Estou pensando em fazer um silk na cor azul em camiseta branca com a inscrição: saving...


Até breve.


terça-feira, 3 de novembro de 2020

DECALQUE

 


Gostei muito de Vidas Duplas, disponível no Telecine On Line e no Looke.

Não necessariamente por abordar a questão dos relacionamentos.

O filme coloca algo de relevância na atualidade: a desmaterialização da escrita, isto é, o quase desaparecimento em futuro breve do livro, objeto físico.

O histerismo da escrita em zilhões de plataformas virtuais, por força da acessibilidade, portabilidade e instantaneidade, trouxe à cena contemporânea bilhões de pessoas que diuturnamente se colocam. Por escrito.
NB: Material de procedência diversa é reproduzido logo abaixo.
int ensure_il(og_shard *s, int col, cudaStream_t st) {
    std::lock_guard<std::mutex> lock(s->il_mu);
    if (s->il.size() != s->n_columns) s->il.resize(s->n_columns);
    og_shard::IlCol &ic = s->il[col];
    if (ic.state != 0) return OG_OK;
    ic.state = -1;
    if (s->n_segments == 0 || s->col_types[col] != OG_TYPE_FLOAT) return OG_OK;
    const uint32_t nseg = s->n_segments;
    uint32_t J = s->n_series ? s->h_series_seg_begin[1] - s->h_series_seg_begin[0] : 0;
    for (uint32_t i = 0; i < s->n_series && J; i++) if (s->h_series_seg_begin[i + 1] - s->h_series_seg_begin[i] != J) J = 0;
    const uint32_t n_super = J ? (s->n_series + OG_IL_SUPER - 1) / OG_IL_SUPER : 1;
    const uint64_t n_dom64 = J ? (uint64_t)n_super * J : 1;
    if (n_dom64 >= (1ull << 31)) return OG_OK;
    const uint32_t n_dom = (uint32_t)n_dom64;
    int rc;
    struct Ev { cudaEvent_t e = nullptr; Ev() { cudaEventCreate(&e); } ~Ev() { if (e) cudaEventDestroy(e); } } ev0, ev1;
    cudaEventRecord(ev0.e, st);
    Scratch tmp(st);
    IlScanOut so{};
    uint32_t *seg_words; uint64_t *keys2; uint32_t *vals2;
    if ((rc = tmp.get(&so.seg_win, nseg)) || (rc = tmp.get(&so.n_packed, 1)) ||
        (rc = tmp.get(&seg_words, nseg)) || (rc = tmp.get(&so.seg_t0, nseg)) || (rc = tmp.get(&so.seg_dt, nseg)) || (rc = tmp.get(&so.keys, nseg)) ||
        (rc = tmp.get(&so.vals, nseg)) || (rc = tmp.get(&keys2, nseg)) || (rc = tmp.get(&vals2, nseg)) || (rc = tmp.get(&so.dom_cnt, n_dom))) return rc;
    so.seg_words = seg_words;
    if ((rc = tmp.get(&so.misaligned, 1))) return rc;
    CU(cudaMemsetAsync(so.dom_cnt, 0, (size_t)n_dom * 4, st));
    CU(cudaMemsetAsync(so.misaligned, 0, 4, st));
    CU(cudaMemsetAsync(so.n_packed, 0, 8, st));
    DirP d = make_dir(s);
    k_il_scan<<<(nseg + 255) / 256, 256, 0, st>>>(d, col, s->col_types[col], J, so);
    CU(cudaGetLastError());
    int dbits = 1; while ((1ull << dbits) < n_dom64 + 1) dbits++;
    {
        size_t tb = 0;
        CU(cub::DeviceRadixSort::SortPairs(nullptr, tb, so.keys, keys2, so.vals, vals2, (int)nseg, 0, (int)OG_IL_WORD_BITS + dbits, st));
        void *dtmp; if ((rc = tmp.get((uint8_t **)&dtmp, tb))) return rc;
        CU(cub::DeviceRadixSort::SortPairs(dtmp, tb, so.keys, keys2, so.vals, vals2, (int)nseg, 0, (int)OG_IL_WORD_BITS + dbits, st));
    }
    std::vector<uint32_t> dom_cnt(n_dom); uint32_t misaligned = 1; unsigned long long n_packed = 0;
    CU(cudaMemcpyAsync(dom_cnt.data(), so.dom_cnt, (size_t)n_dom * 4, cudaMemcpyDeviceToHost, st));
    CU(cudaMemcpyAsync(&misaligned, so.misaligned, 4, cudaMemcpyDeviceToHost, st));
    CU(cudaMemcpyAsync(&n_packed, so.n_packed, 8, cudaMemcpyDeviceToHost, st));
    CU(cudaStreamSynchronize(st));
    std::vector<uint32_t> elem_first(n_dom), grp_first(n_dom);
    uint64_t n_elig = 0, ng64 = 0;
    for (uint32_t i = 0; i < n_dom; i++) { elem_first[i] = (uint32_t)n_elig; grp_first[i] = (uint32_t)ng64; n_elig += dom_cnt[i]; ng64 += (dom_cnt[i] + 31) / 32; }
    const uint32_t n_gen = nseg - (uint32_t)n_elig;
    if (n_gen) {
        if ((rc = dalloc(&ic.gen_list, (size_t)n_gen))) return rc;
        CU(cudaMemcpyAsync(ic.gen_list, vals2 + n_elig, (size_t)n_gen * 4, cudaMemcpyDeviceToDevice, st));
        ic.gen_host.resize(n_gen);
        CU(cudaMemcpyAsync(ic.gen_host.data(), vals2 + n_elig, (size_t)n_gen * 4, cudaMemcpyDeviceToHost, st));
        CU(cudaStreamSynchronize(st));
    }
    if (n_elig == 0) return OG_OK;
    const uint32_t ng = (uint32_t)ng64;
    ic.n_groups = ng; ic.J = J; ic.aligned = J != 0 && misaligned == 0; ic.n_super = n_super; ic.cols_per_super = OG_IL_SUPER / 32 + 1;
    ic.super_grp_first.assign(n_super + 1, ng);
    for (uint32_t sp = 0; sp < n_super; sp++) ic.super_grp_first[sp] = grp_first[J ? sp * J : 0];
    uint32_t *d_elem_first, *d_grp_first;
    if ((rc = tmp.get(&d_elem_first, n_dom)) || (rc = tmp.get(&d_grp_first, n_dom))) return rc;
    CU(cudaMemcpyAsync(d_elem_first, elem_first.data(), (size_t)n_dom * 4, cudaMemcpyHostToDevice, st));
    CU(cudaMemcpyAsync(d_grp_first, grp_first.data(), (size_t)n_dom * 4, cudaMemcpyHostToDevice, st));
    const size_t n_slots = (size_t)ng * 32;
    if ((rc = dalloc(&ic.lane_seg, n_slots)) || (rc = dalloc(&ic.lane_rows, n_slots)) || (rc = dalloc(&ic.lane_win, n_slots)) || (rc = dalloc(&ic.lane_series, n_slots)) ||
        (rc = dalloc(&ic.lane_t0, n_slots)) || (rc = dalloc(&ic.lane_dt, n_slots)) || (rc = dalloc(&ic.grp_col, (size_t)ng)) ||
        (rc = dalloc(&ic.grp_rows, (size_t)ng)) || (rc = dalloc(&ic.grp_off, (size_t)ng))) return rc;
    CU(cudaMemsetAsync(ic.lane_seg, 0xff, n_slots * 4, st));
    CU(cudaMemsetAsync(ic.lane_rows, 0, n_slots * 4, st));
    CU(cudaMemsetAsync(ic.lane_win, 0, n_slots * 2, st));
    IlAssign as{};
    as.keys = keys2; as.segs = vals2; as.elem_first = d_elem_first; as.grp_first = d_grp_first;
    as.seg_words = seg_words; as.seg_t0 = so.seg_t0; as.seg_dt = so.seg_dt; as.seg_win = so.seg_win;
    as.lane_seg = ic.lane_seg; as.lane_rows = ic.lane_rows; as.lane_series = ic.lane_series; as.grp_col = ic.grp_col; as.lane_win = ic.lane_win; as.lane_t0 = ic.lane_t0; as.lane_dt = ic.lane_dt;
    as.n_elig = (uint32_t)n_elig; as.J = J; as.cols_per_super = ic.cols_per_super;
    k_il_assign<<<(unsigned)((n_elig + 255) / 256), 256, 0, st>>>(d, as);
    k_il_group_rows<<<(unsigned)((n_slots + 255) / 256), 256, 0, st>>>(ng, ic.lane_seg, seg_words, ic.grp_rows);
    CU(cudaGetLastError());
    std::vector<uint32_t> gw(ng); std::vector<uint64_t> go(ng);
    CU(cudaMemcpyAsync(gw.data(), ic.grp_rows, (size_t)ng * 4, cudaMemcpyDeviceToHost, st));
    CU(cudaStreamSynchronize(st));
    uint64_t total = 0;
    for (uint32_t g = 0; g < ng; g++) { go[g] = total; total += (uint64_t)gw[g] * 32; }
    size_t free_b = 0, total_b = 0;
    CU(dev_mem_info(&free_b, &total_b));
    size_t headroom = (size_t)8 << 30;
    if (const char *ov = getenv("OGPU_IL_HEADROOM_MB")) headroom = (size_t)atoll(ov) << 20;
    if (total * 4 + headroom > free_b || dev_malloc((void **)&ic.words, total * 4) != cudaSuccess) {
        cudaGetLastError(); ic.words = nullptr; ic.state = -2;
        return OG_OK;
    }
    CU(cudaMemcpyAsync(ic.grp_off, go.data(), (size_t)ng * 8, cudaMemcpyHostToDevice, st));
    k_il_repack<<<(unsigned)((n_slots + 127) / 128), 128, 0, st>>>(d, col, ic.lane_seg, ic.lane_win, ic.grp_off, ic.grp_rows, ng, ic.words);
    CU(cudaGetLastError());
    cudaEventRecord(ev1.e, st);
    CU(cudaStreamSynchronize(st));
    float ms = 0; cudaEventElapsedTime(&ms, ev0.e, ev1.e);
    ic.n_words = total; ic.n_packed = n_packed; ic.build_ms = ms; ic.state = 1;
    return OG_OK;
}

int build_plan(og_query *q) {
    og_shard *s = q->sh;
    const QueryP &p = q->qp;
    cudaStream_t st = q->stream;
    int rc;
    Plan *pl = new Plan;
    memset((void *)pl, 0, sizeof *pl);
    q->plan = pl;
    size_t cells_dense = (size_t)q->n_groups * p.n_buckets;
    for (uint32_t c = 0; c < p.n_calls; c++) {
        bool sel = p.calls[c].func >= OG_AGG_MIN && !(p.multi && p.calls[c].func <= OG_AGG_MAX);
        if ((rc = q->bufs.get(&q->dense[c].val, cells_dense))) return rc;
        if ((rc = q->bufs.get(&q->dense[c].ok, cells_dense))) return rc;
        if (sel && (rc = q->bufs.get(&q->dense[c].tim, cells_dense))) return rc;
    }
    std::vector<uint32_t> grp_begin(q->n_groups + 1, 0), grp_series(s->n_series);
    if (q->desc.group_mode == OG_GROUP_MAP) {
        for (uint32_t sr = 0; sr < s->n_series; sr++) grp_begin[q->series_group[sr] + 1]++;
        for (uint32_t g = 0; g < q->n_groups; g++) grp_begin[g + 1] += grp_begin[g];
        std::vector<uint32_t> cur(grp_begin.begin(), grp_begin.end() - 1);
        for (uint32_t sr = 0; sr < s->n_series; sr++) grp_series[cur[q->series_group[sr]]++] = sr;
    } else if (q->desc.group_mode == OG_GROUP_PER_SERIES) {
        for (uint32_t g = 0; g <= q->n_groups; g++) grp_begin[g] = std::min(g, s->n_series);
        std::iota(grp_series.begin(), grp_series.end(), 0u);
    } else { grp_begin[1] = s->n_series; std::iota(grp_series.begin(), grp_series.end(), 0u); }
    uint32_t *d_grp_begin, *d_grp_series;
    if ((rc = q->bufs.get(&d_grp_begin, grp_begin.size()))) return rc;
    if ((rc = q->bufs.get(&d_grp_series, grp_series.size()))) return rc;
    if ((rc = q->bufs.get(&q->d_err, 16))) return rc;
    CU(cudaMemcpyAsync(d_grp_begin, grp_begin.data(), grp_begin.size() * 4, cudaMemcpyHostToDevice, st));
    CU(cudaMemcpyAsync(d_grp_series, grp_series.data(), grp_series.size() * 4, cudaMemcpyHostToDevice, st));
    CU(cudaStreamSynchronize(st));
    pl->gp.grp_begin = d_grp_begin; pl->gp.grp_series = d_grp_series; pl->gp.n_groups = q->n_groups;
    for (uint32_t c = 0; c < p.n_calls; c++) pl->gp.dense[c] = q->dense[c];

    bool has_string = false;
    for (uint32_t k = 0; k < p.n_cols; k++) has_string |= p.col_type[k] == OG_TYPE_STRING;
    pl->fused = p.n_cols == 1 && p.n_filter == 0 && !has_string && !(q->desc.flags & OG_Q_NO_FUSED);
    const bool multi_ok = !pl->fused && (has_string || !(q->desc.flags & OG_Q_NO_FUSED));
    pl->cols = false;
    if (multi_ok && !(q->desc.flags & OG_Q_NO_FAST) && s->irregular_time_pages == 0 && s->max_seg_rows <= OG_COLS_MAXROWS &&
        (p.n_filter == 0 || (p.n_filter == 1 && p.filter[0].kind == OG_F_TERM)) && !getenv("OGPU_NO_COLS")) {
        pl->cols = true;
        for (uint32_t k = 0; k < p.n_cols; k++) {
            int n = 0;
            for (uint32_t c = 0; c < p.n_calls; c++) n += p.calls[c].col_slot == (int)k;
            if (n > OG_COLS_MAXMINE) pl->cols = false;
        }
    }
    if (has_string && !pl->cols && p.n_cols > OG_MULTI_MAXC) { set_error("a query that counts a string column may touch at most %d columns on this shard", OG_MULTI_MAXC); return OG_E_UNSUPPORTED; }
    pl->multi = pl->cols || (multi_ok && p.n_cols <= OG_MULTI_MAXC);
    q->path_used = pl->fused ? 1 : pl->cols ? 5 : pl->multi ? 4 : 0;
    const bool want_fast = pl->fused && p.col_type[0] == OG_TYPE_FLOAT && !(q->desc.flags & OG_Q_NO_FAST) && s->n_segments;
    if (want_fast && (rc = ensure_il(s, p.col_index[0], st))) return rc;
    pl->fast = want_fast && s->il[p.col_index[0]].state == 1;
    const og_shard::IlCol *ic = pl->fast ? &s->il[p.col_index[0]] : nullptr;
    pl->ic = ic;
    pl->fold = pl->fast && ic->J != 0 && ic->aligned && q->desc.group_mode == OG_GROUP_ALL && !(q->desc.flags & OG_Q_STRICT_ORDER);

    size_t cell_bytes_per_series = 0;
    for (uint32_t c = 0; c < p.n_calls; c++) cell_bytes_per_series += (size_t)p.n_buckets * (9 + (p.calls[c].func >= OG_AGG_MIN ? 8 : 0));
    size_t free_b = 0, total_b = 0;
    CU(dev_mem_info(&free_b, &total_b));
    size_t budget = std::min<size_t>(free_b / 3, (size_t)24 << 30);
    q->chunk_series = (uint32_t)std::max<size_t>(1, std::min<size_t>(s->n_series, budget / std::max<size_t>(1, cell_bytes_per_series)));
    if (const char *ov = getenv("OGPU_CHUNK_SERIES")) {
        long v = atol(ov);
        if (v > 0) q->chunk_series = (uint32_t)std::min<long>(v, (long)std::max<uint32_t>(1, s->n_series));
    }
    if (q->chunk_series < s->n_series) {
        if (q->chunk_series >= OG_IL_SUPER) q->chunk_series = q->chunk_series / OG_IL_SUPER * OG_IL_SUPER;
        else q->chunk_series = std::max<uint32_t>(32, q->chunk_series & ~31u);
    }
    uint32_t max_chunk_segs = 0;
    for (uint32_t a = 0; a < s->n_series; a += q->chunk_series) {
        uint32_t b = std::min(s->n_series, a + q->chunk_series);
        max_chunk_segs = std::max(max_chunk_segs, s->h_series_seg_begin[b] - s->h_series_seg_begin[a]);
    }
    ChunkP &ch = pl->ch;
    ch.err = q->d_err; ch.flags = q->d_err + 2;
    ch.nb = p.n_buckets;
    ch.J = ic ? ic->J : 0;
    size_t chunk_cells = (size_t)std::min(q->chunk_series, s->n_series) * p.n_buckets;
    for (uint32_t c = 0; c < p.n_calls; c++) {
        bool sel = p.calls[c].func >= OG_AGG_MIN;
        if ((rc = q->bufs.get(&ch.cells[c].val, chunk_cells))) return rc;
        if ((rc = q->bufs.get(&ch.cells[c].ok, chunk_cells))) return rc;
        if (sel && (rc = q->bufs.get(&ch.cells[c].tim, chunk_cells))) return rc;
        if ((rc = q->bufs.get(&ch.edges[c].val, 2 * (size_t)max_chunk_segs))) return rc;
        if ((rc = q->bufs.get(&ch.edges[c].ok, 2 * (size_t)max_chunk_segs))) return rc;
        if (sel && (rc = q->bufs.get(&ch.edges[c].tim, 2 * (size_t)max_chunk_segs))) return rc;
    }
    if ((rc = q->bufs.get(&ch.edge_bucket, 2 * (size_t)max_chunk_segs))) return rc;
    pl->blockmerge = !pl->fold && q->desc.group_mode == OG_GROUP_ALL && !(q->desc.flags & OG_Q_STRICT_ORDER) &&
                     (s->n_series > 2 * OG_MERGE_SB || getenv("OGPU_FORCE_BLOCKMERGE") );
    if (pl->blockmerge) {
        ch.gc_edge0 = 0; ch.gc_col0 = 0;
        ch.gc_cols = (std::min(q->chunk_series, s->n_series) + OG_MERGE_SB - 1) / OG_MERGE_SB;
        const size_t n = (size_t)p.n_buckets * ch.gc_cols;
        for (uint32_t c = 0; c < p.n_calls; c++) {
            bool sel = p.calls[c].func >= OG_AGG_MIN;
            if ((rc = q->bufs.get(&ch.gcells[c].val, n))) return rc;
            if ((rc = q->bufs.get(&ch.gcells[c].ok, n))) return rc;
            if (sel && (rc = q->bufs.get(&ch.gcells[c].tim, n))) return rc;
        }
    }
    if (pl->fold) {
        ch.gc_tail0 = ic->n_super * ic->cols_per_super; ch.gc_edge0 = 2 * ch.gc_tail0; ch.gc_col0 = 0;
        ch.gc_cols = ch.gc_edge0 + 3 * ((s->n_series + 31) / 32);
        const size_t n = (size_t)p.n_buckets * ch.gc_cols;
        for (uint32_t c = 0; c < p.n_calls; c++) {
            bool sel = p.calls[c].func >= OG_AGG_MIN;
            if ((rc = q->bufs.get(&ch.gcells[c].val, n))) return rc;
            if ((rc = q->bufs.get(&ch.gcells[c].ok, n))) return rc;
            if (sel && (rc = q->bufs.get(&ch.gcells[c].tim, n))) return rc;
        }
    }
    if (pl->fast) {
        pl->il.words = ic->words; pl->il.grp_off = ic->grp_off; pl->il.grp_rows = ic->grp_rows; pl->il.grp_col = ic->grp_col;
        pl->il.lane_seg = ic->lane_seg; pl->il.lane_rows = ic->lane_rows; pl->il.lane_win = ic->lane_win; pl->il.lane_series = ic->lane_series; pl->il.lane_t0 = ic->lane_t0; pl->il.lane_dt = ic->lane_dt;
        pl->fm = 0; pl->times = false;
        for (uint32_t c = 0; c < p.n_calls; c++) {
            pl->fm |= 1 << (p.calls[c].func - 1);
            if (p.calls[c].func >= OG_AGG_MIN && !(p.multi && p.calls[c].func <= OG_AGG_MAX)) pl->times = true;
        }
        pl->fm |= FM_COUNT;
        q->path_used = pl->fold ? 3 : 2;
    }
    if (!pl->fused && !pl->multi) {
        TileP &tp = pl->tp;
        tp.R = std::max<uint32_t>(1, s->max_seg_rows);
        size_t per_seg = (size_t)tp.R * (p.n_cols * 9 + 8 + 1);
        size_t fb = 0, tb = 0;
        CU(dev_mem_info(&fb, &tb));
        const size_t tile_budget = std::max<size_t>((size_t)96 << 20, std::min<size_t>(fb / 4, (size_t)12 << 30));
        q->tile_segs = (uint32_t)std::max<size_t>(1, std::min<size_t>(std::max<uint32_t>(1, max_chunk_segs), tile_budget / per_seg));
        q->tile_segs = std::max<uint32_t>(32, q->tile_segs & ~31u);
        tp.S = q->tile_segs;
        for (uint32_t k = 0; k < p.n_cols; k++) {
            if ((rc = q->bufs.get(&tp.vals[k], (size_t)q->tile_segs * tp.R))) return rc;
            if ((rc = q->bufs.get(&tp.okb[k], (size_t)q->tile_segs * tp.R))) return rc;
        }
        if ((rc = q->bufs.get(&tp.times, (size_t)q->tile_segs * tp.R))) return rc;
        if ((rc = q->bufs.get(&tp.keep, (size_t)q->tile_segs * tp.R))) return rc;
    }
    q->planned = true;
    return OG_OK;
}
}
extern "C" {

A obra literária está em questão. E eu gosto deste debate. Até para saber de seus novos contornos. Mensagens no WhatsApp, coletânea de e-mails, posts nas redes, blogs, e um sem número de meios tecem hoje uma nova forma de produzir. Arte através do espelhamento das palavras. Decalques.

Desnuda e desvela e coloca nos tribunais o privado e o direito de utilização de estórias para serem relatadas.

Vamos ter que pensar muito a partir de uma das cenas do filme em que um dos personagens, escritor, está fazendo o lançamento de seu último livro e é inquerido pelos participantes.

VIDAS DUPLAS nos coloca diante de nós, sujeitos dúbios, personagens de nós mesmos dependendo da cena em que nos colocamos.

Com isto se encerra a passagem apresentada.